Music Is the Means, Christ the End

“What’s a Dumb Ox Production?” asks one teen eyeing the bold logo across another teen’s T-shirt. Emblazoned on clothing or tripping off the tongue, Dumb Ox Productions is a name that’s one cool conversation starter for the New Evangelization.

The 2001 brainchild of co-founders and life-long friends Brian Butler and Randy Hernandez, both 30 years old and married, Dumb Ox is proving so successful in reaching youth through its own ongoing retreats that it’s now also part of the vocation office in the Louisiana Diocese of Houma-Thibodaux.

Through Dumb Ox Productions, which is endorsed by the likes of EWTN News Director Raymond Arroyo and David Sloan of the God of Desire singles ministry, Butler coordinates a diocesan vocation-formation program for teens.
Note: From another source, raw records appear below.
diff --git a/fastbn_amd/csrc/capi.hip b/fastbn_amd/csrc/capi.hip
--- a/fastbn_amd/csrc/capi.hip
+++ b/fastbn_amd/csrc/capi.hip
@@ -810,6 +810,21 @@
     return FBN_OK;
 }
 
+int fbn_jt_kernel_placement(const fbn_jt_plan *p, int64_t *rows) {
+    if (!p || !rows) return SetError(FBN_ERR_ARG, "null pointer");
+    if (!p->gen_eligible) return SetError(FBN_ERR_ARG, "plan not eligible for codegen");
+    std::string src;
+    std::vector<double> iv;
+    int64_t we = 0;
+    fbn::JTPlacement pl;
+    int rc = fbn::GenerateJTKernel(p->host, src, &we, iv, nullptr, JtFast(p), p->out_layout == 1, &pl);
+    if (rc) return rc;
+    const int64_t r[8] = {pl.global[0], pl.global[1], pl.lds[0], pl.lds[1],
+                          pl.reg[0], pl.reg[1], pl.workspace_rows, pl.lds_pool_rows};
+    std::copy(r, r + 8, rows);
+    return FBN_OK;
+}
+
 int fbn_jt_set_exact(fbn_jt_plan *p, int exact) {
     if (!p || exact < -1 || exact > 1) return SetError(FBN_ERR_ARG, "exact must be -1 (auto), 0 (fast) or 1 (exact)");
     p->exact = exact;
diff --git a/fastbn_amd/csrc/fbn_internal.h b/fastbn_amd/csrc/fbn_internal.h
--- a/fastbn_amd/csrc/fbn_internal.h
+++ b/fastbn_amd/csrc/fbn_internal.h
@@ -127,8 +127,14 @@
 int CompileJTProgramT(const JTPlanHost &plan, JTProgramT &prog, int lds_budget);
 
 bool JTCodegenEligible(const JTPlanHost &plan, int64_t *entry_ops);
+struct JTPlacement {
+    int64_t global[2] = {0, 0}, lds[2] = {0, 0}, reg[2] = {0, 0};
+    int64_t workspace_rows = 0;
+    int64_t lds_pool_rows = 0;
+};
 int GenerateJTKernel(const JTPlanHost &plan, std::string &src, int64_t *wave_entries, std::vector<double> &initv,
-                     int64_t *lds_bytes = nullptr, bool fast = false, bool var_major = false);
+                     int64_t *lds_bytes = nullptr, bool fast = false, bool var_major = false,
+                     JTPlacement *placement = nullptr);
 
 }
 
diff --git a/fastbn_amd/csrc/jt_codegen.cpp b/fastbn_amd/csrc/jt_codegen.cpp
--- a/fastbn_amd/csrc/jt_codegen.cpp
+++ b/fastbn_amd/csrc/jt_codegen.cpp
@@ -50,6 +50,7 @@
     int Run(std::string &src, int64_t *wave_entries, std::vector<double> &initv);
     int64_t lds_rows = 0;
     int64_t pool_rows = 0;
+    JTPlacement place;
     bool iv_lds = false;
 
   private:
@@ -90,7 +91,12 @@
         }
         o << "        }\n";
     }
-    void PlaceMessages(const std::vector<int> &post, const std::vector<int> &pre, int64_t budget);
+    void PlaceMessages(const std::vector<int> &post, const std::vector<int> &pre, int64_t budget, int64_t reg_cap,
+                       bool quiet);
+    static constexpr int64_t kRegFile = 256, kRegSlackVM = 16, kRegSlackCM = 32, kDefaultRegPool = kRegFile;
+    int64_t peak_need = 0;
+    std::vector<int64_t> reg_extra;
+    std::vector<std::string> reg_names;
     std::string B(int k) const {
         return profile ? "        FBN_OP_BOUNDARY(); FBN_STAMP(" + std::to_string(k) + ");\n" : "        FBN_OP_BOUNDARY();\n";
     }
@@ -489,7 +495,8 @@
     }
 }
 
-void JTGen::PlaceMessages(const std::vector<int> &post, const std::vector<int> &pre, int64_t budget) {
+void JTGen::PlaceMessages(const std::vector<int> &post, const std::vector<int> &pre, int64_t budget, int64_t reg_cap,
+                          bool quiet) {
     const int nc = (int)plan.cliques.size(), ns = (int)plan.seps.size();
     auto tsize = [&](int c) { return plan.cliques[c].size(); };
     std::vector<int> pi(nc), qi(nc);
@@ -524,25 +531,111 @@
         else if (col_store[s]) items.push_back({s, false, qi[c], qi[p], plan.seps[s].size()});
         if (!md_reg[s]) items.push_back({s, true, nc + pi[p], nc + pi[c], plan.seps[s].size()});
     }
+    std::vector<int> order(items.size());
+    for (size_t i = 0; i < items.size(); ++i) order[i] = (int)i;
+    std::stable_sort(order.begin(), order.end(), [&](int x, int y) {
+        return items[x].b - items[x].a < items[y].b - items[y].a;
+    });
+    std::vector<int64_t> nreg(items.size(), 0);
+    reg_extra.assign(2 * nc + 1, 0);
+    if (reg_cap > 0) {
+        auto kids_rows = [&](int c) {
+            int64_t r = 0;
+            for (int s : plan.clique_down[c]) r += plan.seps[s].size();
+            return r;
+        };
+        auto early_lb = [&](int c) {
+            const int64_t held = (c != plan.root) ? plan.seps[plan.clique_up[c]].size() : 0;
+            return tsize(c) + kids_rows(c) + held <= budget;
+        };
+        std::vector<int64_t> need(2 * nc + 1, 0);
+        std::vector<std::vector<int>> touch(2 * nc + 1);
+        for (int k = 0; k < nc; ++k) {
+            const int c = post[k];
+            need[k] = std::min<int64_t>(tsize(c), kRegEntries) + kids_rows(c);
+            int64_t mine = 0;
+            for (int s : plan.clique_down[c]) {
+                touch[k].push_back(2 * s);
+                if (!(k > 0 && child(s) == post[k - 1])) mine += plan.seps[s].size();
+            }
+            if (k + 1 < nc) {
+                const int nx = post[k + 1];
+                int64_t next = 0;
+                for (int s : plan.clique_down[nx])
+                    if (child(s) != c) next += plan.seps[s].size();
+                if (tsize(c) + mine + next <= budget) {
+                    need[k] += next;
+                    for (int s : plan.clique_down[nx])
+                        if (child(s) != c) touch[k].push_back(2 * s);
+                }
+            }
+        }
+        for (int k = 0; k < nc; ++k) {
+            const int c = pre[k], up = plan.clique_up[c], t = nc + k;
+            const bool early = early_lb(c);
+            int64_t kmax = 0, pend = early ? kids_rows(c) : 0;
+            for (int s : plan.clique_down[c]) {
+                kmax = std::max<int64_t>(kmax, plan.seps[s].size());
+                touch[t].push_back(2 * s);
+                if (md_reg[s]) need[t] += plan.seps[s].size();
+            }
+            need[t] += std::min<int64_t>(tsize(c), kRegEntries) + (early ? kids_rows(c) : kmax);
+            if (c != plan.root) {
+                need[t] += plan.seps[up].size();
+                touch[t].push_back(2 * up + 1);
+                if (md_reg[up]) pend += plan.seps[up].size();
+            }
+            if (k + 1 < nc) {
+                const int nx = pre[k + 1], nup = plan.clique_up[nx];
+                const bool ld_next = !md_reg[nup] && plan.sep_up[nup] != c;
+                const int64_t nrows = (early_lb(nx) ? kids_rows(nx) : 0) + (ld_next ? plan.seps[nup].size() : 0);
+                if (tsize(c) + pend + nrows <= budget) {
+                    need[t] += nrows;
+                    if (early_lb(nx))
+                        for (int s : plan.clique_down[nx]) touch[t].push_back(2 * s);
+                    if (ld_next) touch[t].push_back(2 * nup + 1);
+                }
+            }
+        }
+        peak_need = *std::max_element(need.begin(), need.end());
+        const int64_t slack = vmajor ? kRegSlackVM : kRegSlackCM;
+        std::vector<int64_t> live(2 * nc + 1, 0);
+        for (int i : order) {
+            const Item &it = items[i];
+            const int id = 2 * it.s + (it.dist ? 1 : 0);
+            int64_t room = it.n;
+            for (int t = it.a; t <= it.b; ++t) room = std::min(room, reg_cap - live[t]);
+            std::vector<int> pay;
+            for (int t = it.a; t < it.b; ++t)
+                if (t == it.a || std::find(touch[t].begin(), touch[t].end(), id) == touch[t].end()) pay.push_back(t);
+            for (int t : pay) room = std::min(room, kRegFile - slack - need[t] - reg_extra[t]);
+            if (room <= 0) continue;
+            nreg[i] = room;
+            for (int t = it.a; t <= it.b; ++t) live[t] += room;
+            for (int t : pay) reg_extra[t] += room;
+        }
+        if (!quiet && getenv("FBN_JT_PLACE_DEBUG")) {
+            std::string u;
+            for (int t = 0; t < 2 * nc; ++t)
+                u += std::to_string(need[t]) + "+" + std::to_string(reg_extra[t]) + (t == nc - 1 ? " | " : " ");
+            fprintf(stderr, "register rows by time, the op's own + parked (Collect | Distribute): %s\n", u.c_str());
+        }
+    }
     const int64_t per_wave = 160 * 1024 / 4 / 8;
     int64_t ivn = 0;
     for (const auto &t : plan.cliques) ivn += t.size();
     int64_t cap = std::max<int64_t>(0, (per_wave - lds_rows * 64 - (iv_lds ? ivn : 0)) / 64);
     if (const char *e = getenv("FBN_JT_LDS_POOL")) cap = std::min<int64_t>(cap, std::max(0, atoi(e)));
-    std::vector<int> order(items.size());
-    for (size_t i = 0; i < items.size(); ++i) order[i] = (int)i;
-    std::stable_sort(order.begin(), order.end(), [&](int x, int y) {
-        return items[x].b - items[x].a < items[y].b - items[y].a;
-    });
     std::vector<int64_t> use(2 * nc + 1, 0);
     std::vector<bool> in_lds(items.size(), false);
     for (int i : order) {
         const Item &it = items[i];
-        if (it.n > cap) continue;
+        const int64_t n = it.n - nreg[i];
+        if (n == 0 || n > cap) continue;
         int64_t mx = 0;
         for (int t = it.a; t <= it.b; ++t) mx = std::max(mx, use[t]);
-        if (mx + it.n > cap) continue;
-        for (int t = it.a; t <= it.b; ++t) use[t] += it.n;
+        if (mx + n > cap) continue;
+        for (int t = it.a; t <= it.b; ++t) use[t] += n;
         in_lds[i] = true;
     }
     std::vector<int> byst;
@@ -565,7 +658,7 @@
                 ++k;
             }
         }
-        for (int64_t j = 0; j < it.n; ++j) {
+        for (int64_t j = nreg[i]; j < it.n; ++j) {
             rows_of[i].push_back(free_rows.back());
             pool_rows = std::max<int64_t>(pool_rows, free_rows.back() + 1);
             free_rows.pop_back();
@@ -575,33 +668,50 @@
     col_loc.assign(ns, {});
     dis_loc.assign(ns, {});
     sep_row.assign(ns, -1);
+    reg_names.clear();
+    std::vector<int64_t> sep_skip(ns, 0);
+    for (int s = 0; s < ns; ++s) sep_skip[s] = plan.seps[s].size();
+    for (size_t i = 0; i < items.size(); ++i)
+        if (!in_lds[i]) sep_skip[items[i].s] = std::min(sep_skip[items[i].s], nreg[i]);
     int64_t grow = 0;
+    place = JTPlacement();
     for (size_t i = 0; i < items.size(); ++i) {
         const Item &it = items[i];
         auto &loc = it.dist ? dis_loc[it.s] : col_loc[it.s];
         loc.assign(it.n, std::string());
+        for (int64_t j = 0; j < nreg[i]; ++j) {
+            loc[j] = (it.dist ? "rd" : "rc") + std::to_string(it.s) + "_" + std::to_string(j);
+            reg_names.push_back(loc[j]);
+        }
+        place.reg[it.dist] += nreg[i];
         if (in_lds[i]) {
-            for (int64_t j = 0; j < it.n; ++j) loc[j] = "LP(" + std::to_string(rows_of[i][j]) + ")";
+            for (int64_t j = nreg[i]; j < it.n; ++j) loc[j] = "LP(" + std::to_string(rows_of[i][j - nreg[i]]) + ")";
+            place.lds[it.dist] += it.n - nreg[i];
             continue;
         }
-        if (sep_row[it.s] < 0) sep_row[it.s] = grow, grow += it.n;
-        for (int64_t j = 0; j < it.n; ++j) loc[j] = "W(" + std::to_string(sep_row[it.s] + j) + "LL)";
-    }
+        if (nreg[i] == it.n) continue;
+        if (sep_row[it.s] < 0) sep_row[it.s] = grow, grow += it.n - sep_skip[it.s];
+        for (int64_t j = nreg[i]; j < it.n; ++j) loc[j] = "W(" + std::to_string(sep_row[it.s] + j - sep_skip[it.s]) + "LL)";
+        place.global[it.dist] += it.n - nreg[i];
+    }
+    place.workspace_rows = grow;
+    place.lds_pool_rows = pool_rows;
     for (int s = 0; s < ns; ++s) {
         if (sep_row[s] < 0) sep_row[s] = 0;
         if (dis_loc[s].empty()) dis_loc[s].assign(plan.seps[s].size(), "0.0");
         if (col_loc[s].empty()) col_loc[s].assign(plan.seps[s].size(), "0.0");
     }
-    if (getenv("FBN_JT_PLACE_DEBUG")) {
-        int64_t lc = 0, ld = 0, gc = 0, gd = 0, leaf = 0;
-        for (size_t i = 0; i < items.size(); ++i)
-            (items[i].dist ? (in_lds[i] ? ld : gd) : (in_lds[i] ? lc : gc)) += items[i].n;
+    if (!quiet && getenv("FBN_JT_PLACE_DEBUG")) {
+        int64_t leaf = 0;
         for (int s = 0; s < ns; ++s)
             if (plan.clique_down[plan.sep_down[s]].empty()) leaf += plan.seps[s].size();
         fprintf(stderr, "placement: pool %lld of %lld rows; Collect rows LDS %lld global %lld; Distribute rows LDS %lld "
                         "global %lld (registers: the rest); global rows %lld; leaf-separator rows %lld\n",
-                (long long)pool_rows, (long long)cap, (long long)lc, (long long)gc, (long long)ld, (long long)gd,
-                (long long)grow, (long long)leaf);
+                (long long)pool_rows, (long long)cap, (long long)place.lds[0], (long long)place.global[0],
+                (long long)place.lds[1], (long long)place.global[1], (long long)grow, (long long)leaf);
+        if (reg_cap > 0)
+            fprintf(stderr, "register pool (cap %lld rows): Collect rows %lld, Distribute rows %lld\n", (long long)reg_cap,
+                    (long long)place.reg[0], (long long)place.reg[1]);
         std::string u;
         for (int t = 0; t <= 2 * nc; ++t) u += std::to_string(use[t]) + (t == nc - 1 ? " | " : " ");
         fprintf(stderr, "pool rows in use by time (Collect | Distribute): %s\n", u.c_str());
@@ -653,7 +763,16 @@
             }
     mclq = home;
     const int child_order = fast && getenv("FBN_JT_CHILD_ORDER") ? atoi(getenv("FBN_JT_CHILD_ORDER")) : 0;
-    auto dfs = [&](bool collect, std::vector<int> &post_o, std::vector<int> &pre_o) {
+    std::vector<int64_t> weight(nc, 0);
+    {
+        std::function<int64_t(int)> w = [&](int c) {
+            weight[c] = plan.cliques[c].size();
+            for (int s : plan.clique_down[c]) weight[c] += w(child(s));
+            return weight[c];
+        };
+        w(plan.root);
+    }
+    auto dfs = [&](bool collect, int visit, std::vector<int> &post_o, std::vector<int> &pre_o) {
         std::vector<std::vector<int>> kids(nc);
         for (int c = 0; c < nc; ++c) {
             kids[c] = plan.clique_down[c];
@@ -661,6 +780,10 @@
             if (asc || desc)
                 std::stable_sort(kids[c].begin(), kids[c].end(), [&](int x, int y) {
                     return asc ? plan.seps[x].size() < plan.seps[y].size() : plan.seps[x].size() > plan.seps[y].size();
+                });
+            else if (visit)
+                std::stable_sort(kids[c].begin(), kids[c].end(), [&](int x, int y) {
+                    return visit == 1 ? weight[child(x)] > weight[child(y)] : weight[child(x)] < weight[child(y)];
                 });
         }
         std::vector<std::pair<int, size_t>> st{{plan.root, 0}};
@@ -678,13 +801,35 @@
         }
     };
     std::vector<int> post, pre, unused;
-    dfs(true, post, unused);
+    dfs(true, 0, post, unused);
     unused.clear();
-    dfs(false, unused, pre);
+    dfs(false, 0, unused, pre);
     if ((int)post.size() != nc) return SetError(FBN_ERR_LIMIT, "codegen: tree traversal covers %zu of %d cliques", post.size(), nc);
     const int64_t kBudget = getenv("FBN_JT_PREFETCH_BUDGET") ? atoll(getenv("FBN_JT_PREFETCH_BUDGET")) : fast ? 260 : 200;
+    int64_t reg_cap = fast && vmajor ? kDefaultRegPool : 0;
+    if (const char *e = getenv("FBN_JT_REG_POOL")) reg_cap = fast ? std::max(0, atoi(e)) : 0;
+    if (reg_cap > 0 && child_order == 0) {
+        int64_t best = -1, plan_peak = 0;
+        int bvc = 0, bvd = 0;
+        std::vector<int> bpost = post, bpre = pre;
+        for (int vc = 0; vc < 3; ++vc)
+            for (int vd = 0; vd < 3; ++vd) {
+                std::vector<int> po, pr, un;
+                dfs(true, vc, po, un);
+                un.clear();
+                dfs(false, vd, un, pr);
+                PlaceMessages(po, pr, kBudget, reg_cap, true);
+                if (best < 0) plan_peak = peak_need;
+                else if (peak_need > plan_peak) continue;
+                const int64_t g = place.global[0] + place.global[1];
+                if (best < 0 || g < best) best = g, bpost = po, bpre = pr, bvc = vc, bvd = vd;
+            }
+        post = bpost, pre = bpre;
+        if (getenv("FBN_JT_PLACE_DEBUG"))
+            fprintf(stderr, "child order (0 plan, 1 heaviest subtree first, 2 last): Collect %d, Distribute %d\n", bvc, bvd);
+    }
     if (fast) ChooseMarginalSources(pre);
-    PlaceMessages(post, pre, kBudget);
+    PlaceMessages(post, pre, kBudget, reg_cap, false);
     int64_t rows = 0;
     for (int s = 0; s < ns; ++s) rows = std::max<int64_t>(rows, sep_row[s] + plan.seps[s].size());
     *wave_entries = std::max<int64_t>(rows, 1);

The what, why and wherefore are firmly planted in John Paul II’s call for new evangelization and his theology of the body. In fact, Butler recently co-authored Theology of the Body for Teens: Discovering God’s Plan for Love & Life (Ascension Press, 2006) with Jason and Crystalina Evert. The how is through a big focus on the “411” retreat.
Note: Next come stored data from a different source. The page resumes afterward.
static Status build_encode_sort(cph_ctx* ctx, BuildJob* job) {
    cph_index* ix = job->ix;
    const uint64_t n = ix->nrows;
    const DevCol* dcols = job->dcols;
    const CodecHost& cd = ix->codec;

    DevBuf va, vb;
    CPH_TRY(va.alloc(&ctx->pool, n * sizeof(uint32_t)));
    CPH_TRY(vb.alloc(&ctx->pool, n * sizeof(uint32_t)));
    int passes = 0;

    if (cd.nwords == 1) {
        const size_t kb_ = cd.key32 ? sizeof(uint32_t) : sizeof(uint64_t);
        DevBuf ka, kb, counts;
        CPH_TRY(ka.alloc(&ctx->pool, n * kb_));
        CPH_TRY(kb.alloc(&ctx->pool, n * kb_));
        const RadixPlan plan = radix_plan(ctx, n, cd.word_bits[0]);
        EncodeHist eh;
        const uint64_t states = cd.word_states[0];
        const bool direct = job->unique && !job->no_direct && ctx->direct_sort != 0 && cd.key32 && !job->spec.active && n >= (1ull << 16) &&
                            states >= n && states <= 2 * n && states < 0xFFFFFFFFull;
        if (direct) {
            if (!job->miss) {
                CPH_TRY(job_arm_miss(ctx, job));
            }
            DevBuf rt;
            uint64_t rt_blocks = 0;
            if (ctx->direct_ranktab && ctx->direct_sort == 1 && states != n && states <= (1ull << 30)) {
                rt_blocks = ranktab_blocks(states);
                if (!rt.alloc(&ctx->pool, rt_blocks * 8).ok()) rt_blocks = 0;
            }
            void* rtp = rt_blocks ? rt.get() : nullptr;
            ArithPlan ap;
            codec_arith_plan(cd, &ap);
            const DevCol& kc = dcols[0];
            if (ctx->direct_sort == 1 && ctx->direct_fused_encode && job->nkeycols == 1 && ap.enabled && ap.keylen == 8 && kc.fixed_width == 8 &&
                !kc.segmented() && ((uintptr_t)kc.data & 15) == 0) {
                CPH_TRY(direct_sort_windows_keys(ctx, reinterpret_cast<const uint64_t*>(kc.data), ap, n, states, va.as<uint32_t>(), ka.as<uint32_t>(),
                                                 job->miss, rtp, rt_blocks));
                ix->sorted_codes = std::move(ka);
                ix->perm = std::move(va);
                ix->sort_passes = 0;
                if (rtp) ix->ranktab = std::move(rt);
                return {};
            }
            CPH_TRY(codec_encode_build(ctx, cd, ix->codec_dev, dcols, n, ka.get(), &eh, nullptr, job->miss));
            CPH_TRY(direct_sort_windows(ctx, ka.as<uint32_t>(), n, states, va.as<uint32_t>(), ka.as<uint32_t>(), job->miss, rtp, rt_blocks));
            if (rtp) ix->ranktab = std::move(rt);
            ix->sorted_codes = std::move(ka);
            ix->perm = std::move(va);
            ix->sort_passes = 0;
            return {};
        }
        CountedSortPlan csp;
        if (cd.key32 && !job->spec.active && counted_sort_plan(ctx, n, states, &csp)) {
            uint32_t* over = host_word(ctx);
            if (!over) return {CPH_ERR_HIP, "no pinned host memory for the report words of a build"};
            vb.reset();
            CountedSort cs;
            CPH_TRY(cs.begin(ctx, csp, n));
            CPH_TRY(codec_encode_build(ctx, cd, ix->codec_dev, dcols, n, ka.get(), &eh, &job->spec, job->miss));
            CPH_TRY(ix->first_dup_dev.alloc(&ctx->pool, sizeof(uint32_t)));
            CPH_TRY(cs.run(ctx, ka.as<uint32_t>(), n, states, va.as<uint32_t>(), kb.as<uint32_t>(), ix->first_dup_dev.as<uint32_t>(), over, false));
            job->cs_over = over;
            job->cs_codes = std::move(ka);
            ix->sorted_codes = std::move(kb);
            ix->perm = std::move(va);
            ix->sort_passes = 0;
            return {};
        }
        if (plan.npass > 0) {
            CPH_TRY(counts.alloc(&ctx->pool, plan.count_words() * sizeof(uint32_t)));
            eh.tile_rows = plan.tile;
            eh.digit_mask = (1u << plan.nb0) - 1u;
            eh.bins = 1u << plan.rbits;
            eh.counts = counts.as<uint32_t>();
        }
        CPH_TRY(codec_encode_build(ctx, cd, ix->codec_dev, dcols, n, ka.get(), &eh, &job->spec, job->miss));
        if (job->spec.active) {
            uint32_t miss = 0;
            CPH_TRY(read_device_value(ctx, job->spec.miss.as<uint32_t>(), &miss));
            job->spec.active = false;
            if (miss) {
                const int bits_before = cd.word_bits[0];
                CPH_TRY(codec_groups_complete(ctx, dcols, job->nkeycols, n, miss, &job->spec, &ix->codec));
                CPH_TRY(codec_upload(ctx, ix->codec, &ix->codec_dev));
                if (cd.nwords != 1 || cd.word_bits[0] != bits_before || radix_plan(ctx, n, cd.word_bits[0]).npass != plan.npass) {
                    ka.reset(); kb.reset(); counts.reset(); va.reset(); vb.reset();
                    return build_encode_sort(ctx, job);
                }
                CPH_TRY(codec_encode_build(ctx, cd, ix->codec_dev, dcols, n, ka.get(), &eh, nullptr));
            }
        }
        uint32_t* vout;
        if (cd.key32) {
            uint32_t* kout;
            CPH_TRY(radix_sort_pairs<uint32_t>(ctx, ka.as<uint32_t>(), kb.as<uint32_t>(), va.as<uint32_t>(), vb.as<uint32_t>(),
                                               true, n, cd.word_bits[0], &kout, &vout, &passes, eh.counts, eh.done));
            ix->sorted_codes = std::move(kout == ka.as<uint32_t>() ? ka : kb);
        } else {
            uint64_t* kout;
            CPH_TRY(radix_sort_pairs<uint64_t>(ctx, ka.as<uint64_t>(), kb.as<uint64_t>(), va.as<uint32_t>(), vb.as<uint32_t>(),
                                               true, n, cd.word_bits[0], &kout, &vout, &passes, eh.counts, eh.done));
            ix->sorted_codes = std::move(kout == ka.as<uint64_t>() ? ka : kb);
        }
        ix->sort_passes = passes;
        ix->perm = std::move(vout == va.as<uint32_t>() ? va : vb);
    } else {
        DevBuf all;
        CPH_TRY(all.alloc(&ctx->pool, (size_t)cd.nwords * n * sizeof(uint64_t)));
        CPH_TRY(codec_encode_build(ctx, cd, ix->codec_dev, dcols, n, all.get(), nullptr, nullptr, job->miss));
        CPH_TRY(sort_words_lsd(ctx, ix, all.as<uint64_t>(), cd.nwords, cd.word_bits, n, va, vb));
    }

    CPH_TRY(index_first_dup_launch(ctx, ix));
    return {};
}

Butler describes 411 (four-one-one) as “a full weekend helping young persons to discover the true purpose of their lives and to come before God starting to search and really listen.”

The catchy name is meaningful. “We play on 411,” explains Hernandez. “You call 4-1-1 for information. Youth are looking for information. More importantly, we believe we’re created for one purpose and one union.”

Teens learn that purpose is love, the union is with Christ and, by living out their vocation, they’re achieving the purpose God has for them: They’re in union with Christ, whether through the married life or the religious life.

Bigger Than Chastity

Last April, when Father Mark Toups, director of vocations and seminarians for the Houma-Thibodaux Diocese, met Butler and learned his dream was to develop this new comprehensive vocation program for teens, the priest also knew his own office wanted to help teens learn how to listen to God.

“It was a match made in heaven,” says Father Toups of Dumb Ox paired with the vocations office. “What I like about 411 is it’s not necessarily a recruitment tool. It’s really trying to help teenagers across the board learn how to listen to God.”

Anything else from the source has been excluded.